The increased amount of nitrogen across the country and this increase in fresh water monitoring sites via intensification such as large scale irrigation schemes has had a significant effect.
Dr Dewes said nitrate travels through the land and one female cow's urine patch alone delivered 1000kg of nitrogen to the hectare. This was too much for the soil, so the nitrogen, which was transferred to nitrate in the soil, ran through to the groundwater.
"The nitrogen bomb" was also influenced by the feed given to stock with 30 per cent more protein than what animals needed. This meant there was a spill over into their urine and then the environment.
"If we have to start constraining nitrogen in our systems we have to ask is grass the best feed for our stock or should we diversify?"
Phosphorus runs across the land like soil run-off, it gets attached to particles or things on farms that run off on storm events.
Meanwhile, pathogens go through and across the land.
Dr Dewes said irrigation and intensification on vulnerable soils, linked to drains, wetlands, rivers, lakes, and eventually coastal food collection environments, meant there was a fully linked system where the paddock pathogens such as cow faeces could find a pathway to the swimming hole or plate.
She said a common zoonotic pathogen would be hosted by the animal and could be transferred from the animal via contact, food, faeces or vehicles such as water.
To have clean recreational and drinking water sources, bugs needed to be stopped at the source, sediment needed to be kept out, nutrients that grew algae and sucked oxygen needed to be kept away and there needed to be clarity, not turbidity.
To do this Dr Dewes said there needed to be a clear vision for pasture and agriculture in New Zealand.
"We need to stop converting vulnerable soils or there will be a train of damage. We can get more from less and leading farmers have worked this out.
"Several farmers have dropped their stocking rate and are not making any less money."
Dr Dewes said there could be a win-win for rivers and climate if people do a combination of things with a farm system shift.

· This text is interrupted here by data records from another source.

#define CHK(expr)                                                                                                   \
    do {                                                                                                            \
        int e_ = (int)(expr);                                                                                       \
        if (e_ != 0) {                                                                                              \
            if (e_ > 0) return fail(e_, "%s: hip error %d (%s)", #expr, e_, hipGetErrorString((hipError_t)e_));      \
            return e_;                                                                                              \
        }                                                                                                           \
    } while (0)

inline bool tensor_dtype_ok(int dt) { return dt == MDPT_DTYPE_F32 || dt == MDPT_DTYPE_BF16 || dt == MDPT_DTYPE_F16; }
inline bool interp_ok(int interp) { return interp == MDPT_INTERP_BILINEAR || interp == MDPT_INTERP_BICUBIC; }

inline int rup(int v, int m) { return (v + m - 1) / m * m; }
inline size_t rup256(size_t v) { return (v + 255) & ~(size_t)255; }

struct WeightSpec {
    std::string name;
    int ndim;
    int64_t shape[4];
    const void* ptr;
    int dtype;
    size_t numel() const {
        size_t n = 1;
        for (int i = 0; i < ndim; ++i) n *= (size_t)shape[i];
        return n;
    }
};

enum { CLS_PATCH = MDPT_CLASS_PATCH, CLS_QKV = MDPT_CLASS_QKV, CLS_ATTN = MDPT_CLASS_ATTN, CLS_PROJ = MDPT_CLASS_PROJ, CLS_FC1 = MDPT_CLASS_FC1,
       CLS_FC2 = MDPT_CLASS_FC2, CLS_REASM = MDPT_CLASS_REASM, CLS_FUSION = MDPT_CLASS_FUSION, CLS_HEAD = MDPT_CLASS_HEAD,
       CLS_FUSION_IN = MDPT_CLASS_FUSION_IN, CLS_HEAD_TAIL = MDPT_CLASS_HEAD_TAIL, CLS_FUSION_PROJ = MDPT_CLASS_FUSION_PROJ, NCLS = MDPT_NUM_CLASSES };

struct Mat {
    int cls;
    int spec, src_ld, src_col0, row_scale;
    int kind, N, K, Np, Kp, ksz;
    size_t off_hi, off_lo;
    op_t* hi;
    op_t* lo;
    size_t off_scale;
    const float* wscale;
    size_t off_w8, off_wlo8, off_s8;
    const uint8_t* w8; const uint8_t* wlo8; const uint8_t* s8; const uint8_t* slo8;
};

enum VecForm { VEC_COPY, VEC_SCALED, VEC_QV_BIAS, VEC_LOG2E };

struct Vec {
    int form, spec, spec2;
    int n, np;
    size_t off;
    float* ptr;
};

struct MatRef { int i = -1; };
struct VecRef { int i = -1; };

struct BlockRefs {
    VecRef ln1_w, ln1_b, ln2_w, ln2_b;
    MatRef qkv, proj, fc1, fc2;
    VecRef qkv_b, proj_b, fc1_b, fc2_b;
    VecRef relpos_lut;
    VecRef logit_scale, cpb_w1, cpb_b1, cpb_w2;
};
struct RcuRefs { MatRef w; VecRef b; };
struct WeightRefs {
    MatRef patch;
    VecRef patch_b, patch_ln_w, patch_ln_b;
    VecRef cls_token, pos_cls, pos_patch, outnorm_w, outnorm_b;
    std::vector<BlockRefs> blocks;
    struct { MatRef reduction; VecRef norm_w, norm_b; } merge[3];
    struct { MatRef readout_tok, readout_cls, resample0, resample1, fuse_proj; VecRef readout_b, resample0_b, resample1_b; } reasm[4];
    struct { RcuRefs rcu[2][2]; MatRef proj; VecRef proj_b; } fusion[4];
    struct { MatRef conv1, proj0, proj0_kc32; VecRef conv1_b, proj0_b, proj2_w, proj2_b; } head;
};

struct Planes {
    op_t* hi = nullptr;
    op_t* lo = nullptr;
    size_t f8 = 0;
    int f8_a8 = 0;
};

extern const char* const kStageNames[4];
extern const char* const kSwinStageNames[4];
constexpr int kCpbHidden = 512;

struct Plan {
    int B, H, W, gh, gw, Np, N, npad, npadv;
    size_t total;
    size_t im2col[3], pos, resid, xn[3], q[3], k[3], vt[3], att[3], hbuf[3], tap[4][3], tapf32;
    size_t t[4][3], u0[3], u1[3], d3[3];
    size_t r_f32[4], r_bf[4][3];
    size_t a1[4][3], x_f32[4], x_bf[4][3], b1[4][3], b2[4][3], flo[4];
    size_t fused[3], h1, h1u[3], scratch;
    size_t scratch_floats;
    size_t tokr[3], cbuf, relpos_lut, relpos_tq, relpos_tk;
    size_t probe;
    size_t poison;
    size_t wrc_mean, wrc_tab;
    size_t swi;
    size_t kspart;
    struct {
        int g0h, g0w;
        size_t resid[4], x, xn[3], q[3], k[3], vt[3], att[3], hb[3], lut, lut_stride, tq, tk, rowmap[2], region[2], tokmap[2], vtokmap[2];
    } sw;
};

}

using namespace mdpt;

"We could lower protein in the diet, lower intensity of the system, reduce winter cropping, reduce nitrogen fertiliser and move to more mixed systems with cereal.
"This would give a 30-40 per cent drop in the nitrogen spill over in to the environment and probably pathogens as well."
Looking specifically at pathogens, Dr Dewes said people needed to stop doing "dumb stuff" in "dumb places" like feedlots on gravely, leaky soils.
"Contaminants get directly in contact with sub surface water and we need to get these animals back out of these concentrated points."
Dr Dewes said nationally there needed to be freshwater limits, which were around ecosystem health and not nitrogen and pathogen enriched.